Mikael Laihonen

Korihait
- Position: Center
- League: Korisliiga

Personal information
- Born: 6 April 1994 (age 32) Uusikaupunki, Finland
- Listed height: 2.02 m (6 ft 8 in)
- Listed weight: 109 kg (240 lb)

Career information
- Playing career: 2012–present

Career history
- 2012–2018: Turun NMKY
- 2018–2021: Kauhajoki Karhu
- 2021–2022: Kataja
- 2022–2023: BC Nokia
- 2023–2024: Rosa Radom
- 2024–2025: Miasto Szkła Krosno
- 2025–present: Korihait

Career highlights
- Finnish Korisliiga champion (2019); Polish I Liga champion (2025);

= Mikael Laihonen =

Finnish-Polish basketball player (born 1994)

Mikael Laihonen (born 6 April 1994) is a Finnish professional basketball player who plays as a center for Korisliiga team Korihait.

==Professional career==
After starting his career with Turun NMKY, Laihonen played for Korisliiga team Kauhajoki Karhu Basket from 2018 until 2021. They won the Finnish championship in 2019.

He continued his career with Kataja and played for BC Nokia in the 2022–23 season.

During the next two years, Laihonen played in Poland for Hydrotruck Radom and Miasto Szkła Krosno.
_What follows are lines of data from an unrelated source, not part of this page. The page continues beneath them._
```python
def add_rmsnorm_parts(parts: torch.Tensor, residual: torch.Tensor, w: torch.Tensor, eps: float,
                      out: Optional[torch.Tensor] = None) -> torch.Tensor:
    _req(parts.is_cuda and parts.dtype == torch.float32 and parts.is_contiguous() and parts.dim() == 3,
         "add_rmsnorm_parts: parts must be fp32 [S, T, D]")
    _bf16_cuda(residual, w)
    S, T, D = parts.shape
    _req(residual.shape == (T, D) and residual.is_contiguous() and w.numel() == D and w.is_contiguous()
         and D % 8 == 0 and D <= 16384, "add_rmsnorm_parts: shapes")
    if out is None:
        out = torch.empty(T, D, dtype=residual.dtype, device=residual.device)
    _bf16_cuda(out)
    _rows_ok(out)
    _req(out.shape == (T, D), "add_rmsnorm_parts: bad out shape")
    _check(_fn("mrsum_add_rmsnorm_parts")(_p(parts), S, _p(residual), _p(w), _p(out), T, D, out.stride(0), eps,
                                          _stream()), "add_rmsnorm_parts")
    return out


N_CU = 256
STATS = {"tp_push": 0, "stream_p14": 0, "stream_p13": 0, "stream_bf16": 0}


def stream_config(N: int, K: int, swiglu: bool = False, splits: Optional[int] = None, max_splits: int = 16):
    if K % 128:
        return None
    nkb = K // 128
    best, best_key = None, None
    for wpb in (4, 5, 6, 7, 8):
        if N % (16 * wpb):
            continue
        tiles = N // (16 * wpb)
        cands = [1] if swiglu else ([splits] if splits else range(1, max_splits + 1))
        for S in cands:
            if nkb % S:
                continue
            grid = tiles * S
            eff = grid / (-(-grid // N_CU) * N_CU)
            key = (round(eff, 3), -S, wpb if grid <= 2 * N_CU else -wpb)
            if best_key is None or key > best_key:
                best, best_key = (wpb, S), key
    if best is None or best_key[0] < 0.7:
        return None
    return best


def tp_resid_config(N: int, K: int):
    best, best_key = None, None
    for wpb in (4, 8):
        if N % (16 * wpb) or (N // (16 * wpb)) % 32:
            continue
        tiles = N // (16 * wpb)
        for S in range(1, 17):
            if (K // 128) % S:
                continue
            grid = tiles * S
            eff = grid / (-(-grid // N_CU) * N_CU)
            key = (round(eff, 3), -S, wpb)
            if best_key is None or key > best_key:
                best, best_key = (wpb, S), key
    return best


def swiglu_split_config(N: int, K: int):
    best, best_key = None, None
    for wpb in (4, 7, 8):
        if N % (16 * wpb):
            continue
        tiles = N // (16 * wpb)
        for S in (1, 2, 4, 8, 16):
            if (K // 128) % S or tiles * S > 2 * N_CU:
                continue
            grid = tiles * S
            key = (round(grid / (-(-grid // N_CU) * N_CU), 3), -S, wpb)
            if best_key is None or key > best_key:
                best, best_key = (wpb, S), key
    return best if best_key is not None and best_key[0] >= 0.7 else None


def plan(role: str, M: int, N: int, K: int, splits: Optional[int] = None, stream: bool = True):
    if M > (STREAM_MAX_M_SWIGLU if role == "gate_up" else STREAM_MAX_M) or K % 128:
        return ("gemm",)
    if role in ("o", "down") and M <= 16 and K <= 2048 and stream:
        s = splits or (2 if (K // 128) % 2 == 0 and K >= 1024 else 1)
        return ("skinny", 1, s)
    cfg = stream_config(N, K, swiglu=(role == "gate_up"), splits=splits) if stream else None
    if cfg is not None:
        return ("stream",) + cfg
    if M > SKINNY_MAX_M:
        return ("gemm",)
    if role == "gate_up" and stream and (K // 128) % 4 == 0:
        if N >= 7168 and N % 112 == 0 and (M > 8 or N // 112 * 4 <= N_CU):
            return ("stream_split", 7, 4)
        if N % 64 == 0 and M > 16:
            return ("stream_split", 4, 4)
    blocks = K // 128

    def div(s):
        while blocks % s:
            s -= 1
        return s

    if role == "qkv":
        if M <= 8:
# ... 187 lines not shown
```

Baseline: 2.272.

## Add producer-warp activation ring to packed stream GEMM for mid-size batches

Measured after the change: 2.286, median of 6. About the same (+0.6%).

```diff
diff --git a/llm_map_reduce_summarizer_amd/csrc/kernels/stream_gemm.hip b/llm_map_reduce_summarizer_amd/csrc/kernels/stream_gemm.hip
--- a/llm_map_reduce_summarizer_amd/csrc/kernels/stream_gemm.hip
+++ b/llm_map_reduce_summarizer_amd/csrc/kernels/stream_gemm.hip
@@ -798,7 +798,186 @@
     stream_epilogue<MT, EPI, WPB>(acc, lds, s_ss, n0, M, out, ldo, parts, counters, e);
 }
 
-template <int BITS>
+namespace {
+constexpr int xring_dw(int tile, int mt, int wpb) {
+    const int d = (LDS_BUDGET - 3 * mt * 4096) / (wpb * tile);
+    return d < 8 ? d : 8;
+}
+constexpr int xring_dx(int tile, int mt, int wpb) {
+    const int d = (LDS_BUDGET - xring_dw(tile, mt, wpb) * wpb * tile) / (mt * 4096);
+    return d < 4 ? d : 4;
+}
+
+template <int EPI>
+__device__ __forceinline__ void xring_loader_epilogue(const NormArgs& e, const char* lds) {
+    if (e.ssq) __syncthreads();
+    if constexpr (EPI == EPI_SWIGLU_SPLIT || EPI == EPI_RESID_SPLIT) {
+        __syncthreads();
+        __syncthreads();
+        if constexpr (EPI == EPI_RESID_SPLIT) {
+            if (*reinterpret_cast<const int*>(lds) != 0) __syncthreads();
+        }
+    }
+}
+}
+
+template <int BITS, int MT, int EPI, int WPB, bool PROBE = false>
+__global__ __launch_bounds__(64 * (WPB + 1), 1) void stream_packed_xring_kernel(
+    const bf16* __restrict__ x, int ldx, const unsigned char* __restrict__ W, int base7, const int* __restrict__ exoff,
+    const uint32_t* __restrict__ exlist, int K, int M, void* __restrict__ out, int ldo, int kper,
+    float* __restrict__ parts, int* __restrict__ counters, const NormArgs e) {
+    using F = Packed<BITS>;
+    static_assert(MT >= 2 && MT <= 4, "one row tile: stream_packed_kernel");
+    constexpr int TILE = F::TILE;
+    constexpr int R = 16 * WPB, BM = 16 * MT;
+    constexpr int WBYTES = WPB * TILE, XBYTES = BM * 256;
+    constexpr int DW = xring_dw(TILE, MT, WPB), DX = xring_dx(TILE, MT, WPB);
+    static_assert(DW >= 3 && DW <= 8 && DX >= 2 && DX <= 4, "ring depths");
+    constexpr int XOFF = DW * WBYTES;
+    static_assert(XOFF + DX * XBYTES <= LDS_BUDGET, "LDS budget");
+    constexpr int XP = 2 * BM / 8;
+    constexpr int NI = F::NW;
+    static_assert(NI * (DW - 2) < 64 && XP * (DX - 2) < 64, "vmcnt range");
+    __shared__ __attribute__((aligned(1024))) char lds[XOFF + DX * XBYTES + LDS_XTRA];
+    float* const s_ss = reinterpret_cast<float*>(lds + XOFF + DX * XBYTES + 1024);
+
+    const int tid = threadIdx.x, lane = tid & 63;
+    const int w = __builtin_amdgcn_readfirstlane(tid >> 6);
+    const int n0 = blockIdx.x * R;
+    const int ks = blockIdx.y * kper;
+    const int nkb = kper / KBLK;
+
+    if (w == WPB) {
+        const int prow = lane >> 3, pslot = lane & 7;
+        const bf16* xsrc[XP];
+#pragma unroll
+        for (int q = 0; q < XP; ++q) {
+            const int row = 8 * (q >> 1) + prow;
+            xsrc[q] = x + (size_t)min(row, M - 1) * ldx + ks + 8 * (8 * (q & 1) + (pslot ^ prow));
+        }
+#define ISSUEX(slot, kb)                                                                             \
+    {                                                                                                \
+        char* base = lds + XOFF + (slot) * XBYTES;                                                   \
+        _Pragma("unroll") for (int q = 0; q < XP; ++q) glds16(xsrc[q] + (kb) * KBLK, base + q * 1024); \
+    }
+#pragma unroll
+        for (int s = 0; s < DX - 1; ++s) ISSUEX(s, min(s, nkb - 1));
+        for (int j = 0; j < nkb; ++j) {
+            if (j + DX - 2 < nkb) wait_vmcnt<XP * (DX - 2)>();
+            else wait_vmcnt<0>();
+            raw_barrier();
+            if constexpr (!PROBE) {
+                if (j + DX - 1 < nkb) ISSUEX((j + DX - 1) % DX, j + DX - 1);
+            }
+        }
+#undef ISSUEX
+        xring_loader_epilogue<EPI>(e, lds);
+        return;
+    }
+
+    int ex0 = 0, nex = 0;
+    if constexpr (BITS == 13) {
+        const int G = n0 / 16 + w;
+        ex0 = exoff[G];
+        nex = exoff[G + 1] - ex0;
+    }
+
+    const unsigned char* const wsrc = W + ((size_t)(n0 / 16 + w) * (K / KBLK) + ks / KBLK) * TILE;
+#define ISSUEW(slot, kb)                                                                             \
+    {                                                                                                \
+        char* wb = lds + (slot) * WBYTES + w * TILE;                                                 \
+        const unsigned char* ws = wsrc + (size_t)(kb) * TILE;                                        \
+        glds16<2>(ws + 16 * lane, wb);                                                               \
+        glds16<2>(ws + 1024 + 16 * lane, wb + 1024);                                                 \
+        glds16<2>(ws + F::NIB + 16 * lane, wb + F::NIB);                                             \
+        glds4<2>(ws + F::TOP + 4 * lane, wb + F::TOP);                                               \
+        if constexpr (BITS == 14) glds4<2>(ws + F::TOP + 256 + 4 * lane, wb + F::TOP + 256);         \
+    }
+
+    f32x4 acc[MT];
+#pragma unroll
+    for (int m = 0; m < MT; ++m) acc[m] = f32x4{0.f, 0.f, 0.f, 0.f};
+
+#pragma unroll
+    for (int s = 0; s < DW - 1; ++s) ISSUEW(s, min(s, nkb - 1));
+
+    const uint32_t kb0 = (uint32_t)(ks / KBLK);
+    uint32_t ex[P13_EXCAP], exkb = ~0u;
+    if constexpr (BITS == 13) {
+#pragma unroll
+        for (int c = 0; c < P13_EXCAP; ++c) ex[c] = ~0u;
+        if (nex > 0) {
+#pragma unroll
+            for (int c = 0; c < P13_EXCAP; ++c) {
+                if (c < nex) ex[c] = __builtin_amdgcn_readfirstlane(exlist[ex0 + c]);
+                const uint32_t kbc = ex[c] >> 18;
+                if (kbc >= kb0) exkb = min(exkb, kbc);
+            }
+        }
+    }
+
+    const uint32_t base4 = (uint32_t)(base7 - 1) * 0x01010101u;
+    const int r = lane & 15, g = lane >> 4;
+    for (int j = 0; j < nkb; ++j) {
+        if (j + DW - 2 < nkb) wait_vmcnt<NI * (DW - 2)>();
+        else wait_vmcnt<0>();
+        raw_barrier();
+        if (j + DW - 1 < nkb) ISSUEW((j + DW - 1) % DW, j + DW - 1);
+        const char* wl = lds + (j % DW) * WBYTES + w * TILE;
+        const char* xl = lds + XOFF + (j % DX) * XBYTES;
+        const u32x4 lo0 = *reinterpret_cast<const u32x4*>(wl + 16 * lane);
+        const u32x4 lo1 = *reinterpret_cast<const u32x4*>(wl + 1024 + 16 * lane);
+        const u32x4 nb = *reinterpret_cast<const u32x4*>(wl + F::NIB + 16 * lane);
+        u32x4 av[4];
+        if constexpr (BITS == 14) {
+            const u32x2 s2 = *reinterpret_cast<const u32x2*>(wl + F::TOP + 8 * lane);
+            av[0] = p14_frag<0>(lo0[0], lo0[1], nb[0], s2.x, base4);
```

At the end of the 2024–25 season, Laihonen won the Polish I Liga championship with Krosno and they were promoted to PLK.

In June 2025, he returned to Korisliiga and signed with Korihait in Uusikaupunki, the city where he was born.

==Personal life==
Laihonen is of Polish descent on his mother's side. He holds a dual citizenship of Finland and Poland. He is married to Finnish professional footballer Ria Laihonen.